According to the present invention (claim 1), a flexion force can be applied to the joint of the foot by inflation and contraction of the airbag to forcibly bend the joint. It can be expanded and contracted, and can prevent and treat contracture symptoms.

Further, according to the present invention (claim 1), the airbag which gives the joint bending force to the foot is soft and easily deformed even when inflated, and the tension band is made of a rubber elastic body. It can cope with the complicated movements of the joints of the patient and does not apply excessive force to the human body and rarely causes pain or discomfort to the patient.

Further, according to the present invention (claim 1), since a metal component is not required in a portion in contact with a human body, there is no danger of being injured by being sandwiched between mechanical components and there is no danger of a conventional mechanical structure. Safer than the device. Further, since the airbag is lightweight and compact, it does not hinder function recovery training, and can reduce patient fatigue.

According to the present invention (claim 2), the tension band is formed of a ring-shaped rubber band, and one or more of the tension bands are detachably mounted. By using the band, the tensile strength can be arbitrarily adjusted according to the patient's condition.
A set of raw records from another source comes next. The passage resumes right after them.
@@ -292,17 +358,26 @@
   setmaxnreg_inc<kPwConsumerRegs>();
 
   const int ct = threadIdx.x - 128, warp = ct >> 5, lane = ct & 31;
-  const int r0 = (warp >> 2) * 64 + (warp & 3) * 16 + (lane >> 2), t = lane & 3;
+  const int wgc = warp >> 2, wr = (warp & 3) * 16 + (lane >> 2), t = lane & 3;
+  const int r0 = wgc * 64 + wr;
+  const bool leader = (ct & 127) == 0;
   int stage = 0, ab = 0;
   uint32_t phase = 0;
+  int slab = 0;
   for (int tile = blockIdx.x; tile < p.num_tiles; tile += gridDim.x) {
     const int mt = tile / p.num_n_tiles, nt = tile - mt * p.num_n_tiles;
     float accm[NT / 2], accc[NT / 2];
 #pragma unroll
     for (int i = 0; i < NT / 2; ++i) accm[i] = accc[i] = 0.f;
     if constexpr (DWK > 0) {
+      const bool drain = p.tma_store && tile != blockIdx.x;
+      if (drain) {
+        if (leader) tma_store_wait_read<1>();
+        consumer_sync();
+      }
       mbar_wait(&full[stage], phase);
       dw_chunk<DWK, MW>(dw_box(stage), dw_wts(stage), dw_bia(stage), a_buf(ab), ct, p.dw_bias, p.dw_relu);
+      if (drain && leader) tma_store_wait_read<0>();
       consumer_sync();
     }
     int prev = 0;
@@ -340,8 +415,15 @@
     wg_wait_n<0>();
     __syncwarp();
     if (lane == 0) mbar_arrive(&empty[prev]);
-    pw_epilogue<NT>(p, accm, accc, mt, nt, r0, t);
-  }
+    if (p.tma_store) {
+      const int lb = DWK > 0 ? ab ^ 1 : (slab + pw_slabs<NT>() - 1) & 1;
+      slab += pw_slabs<NT>();
+      pw_epilogue_tma<NT>(p, &tmC, accm, accc, mt, nt, wgc, wr, t, a_buf(lb) + wgc * kPwSlabBytes,
+                          a_buf(lb ^ 1) + wgc * kPwSlabBytes, leader);
+    } else
+      pw_epilogue<NT>(p, accm, accc, mt, nt, r0, t);
+  }
+  if (leader && p.tma_store) tma_store_wait<0>();
 }
 
 template <int NT>
@@ -418,6 +500,15 @@
 inline int pw_stages(int stage_bytes, int fixed_bytes) {
   const int fit = (kPwMaxSmem - kPwSmemExtra - fixed_bytes) / stage_bytes;
   return fit < kPwMaxStages ? fit : kPwMaxStages;
+}
+
+constexpr int kPwStagingBytes = 2 * kCorrABytes;
+static_assert(kPwMaxStages * (kCorrABytes + 2 * 128 * 128) + kPwStagingBytes + kPwSmemExtra <= kPwMaxSmem,
+              "pw_tc_kernel<128, 0>: four ring stages and the staging buffers fit in shared memory");
+
+inline int make_tmap_out(CUtensorMap* m, float* C, int ldc, int M, int N) {
+  if ((reinterpret_cast<uintptr_t>(C) & 15) || (ldc & 3)) return 1;
+  return make_tmap_2d(m, C, (uint64_t)M, (uint64_t)N, (uint64_t)ldc, 64, 16);
 }
 
 inline int pw_tile_n(int N) {
@@ -481,9 +572,9 @@
   p.num_tiles = ((M + 127) / 128) * p.num_n_tiles;
   p.last_ksteps = ((K - 32 * (p.num_chunks - 1)) + 7) / 8;
   p.relu = relu;
-  p.dw_relu = p.dw_bias = p.box_bytes = 0;
+  p.dw_relu = p.dw_bias = p.box_bytes = p.tma_store = 0;
   p.stage_bytes = kCorrABytes + 2 * NT * 128;
-  p.stages = narrow ? 1 : pw_stages(p.stage_bytes, 0);
+  p.stages = narrow ? 1 : pw_stages(p.stage_bytes, kPwStagingBytes);
   CUtensorMap tmA, tmWh, tmWl;
   int r = make_tmap_2d(&tmA, A, (uint64_t)M, (uint64_t)K, (uint64_t)lda, 128, 32);
   if (r) return r;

According to the present invention (claim 3), the tensile strength can be accurately known. That is, the tensile strength is
Although it can be changed and adjusted to some extent by the internal pressure of the airbag, it cannot be accurately known only by this, due to individual differences such as the size of the patient's feet, differences in the parts to be pulled and the like. On the other hand, since the elongation of the tensile band directly corresponds to the tensile strength, the tensile strength can be accurately and easily known by reading the scale of the display.

[Brief description of the drawings]

FIG. 1 is a front view showing a use state (an airbag contracted state) of a foot function recovery training device according to an embodiment of the present invention.

FIG. 2 is a plan view showing a use state (airbag contraction state) of the foot function recovery training device according to the embodiment of the present invention.

FIG. 3 is a front view showing a use state (airbag inflated state) of the foot function recovery training device according to the embodiment of the present invention.

FIG. 4 is a perspective view showing a display body.

FIG. 5 is a perspective view showing a state where the display body is attached to a tension band.

FIG. 6 is a block diagram showing a drive device of the function recovery training tool.

FIG. 7 is a signal waveform diagram for explaining an operation of the driving device.

FIG. 8 is a front view showing a modification of the embodiment.

[Explanation of symbols]

 DESCRIPTION OF SYMBOLS 1 ... Function recovery training tool 2 ... Support member 3, 3a, 3b ... Airbag 4 ... Support band 5 ... Tension band 6 ... Legs 7, 7a, 7b, 21, 32 …………………………………………………………………………………………………………………………………………………. 17 Mark 18 Drive

Claims (3)

[Claims] 1. An airbag disposed at an ankle joint portion on the instep side of a human body, fixing the airbag to the joint portion, and applying an inflation deformation force of the airbag to the joint portion as a joint bending force. And a fixing member to be added,
The fixing member is a band supported on the knee side from the ankle joint, a part of which is connected to the airbag, and a support band for fixing the airbag at the ankle position. A tension band supported and partly supported on the upper surface of the airbag is formed of a rubber elastic body that extends in accordance with a tensile force, and supplies and exhausts air to and from the airbag. A function recovery training device for forcibly bending the ankle joint by inflating or contracting the arm and pulling or loosening the tension band. 2. The tension band according to claim 1,
A function recovery training device comprising a ring-shaped rubber band, one or more of which are detachably attached to a portion between the upper surface of the airbag and the finger and heel of the support member. 3. The function recovery training device according to claim 1, wherein a display for displaying the magnitude of the tensile force is provided on the tensile band.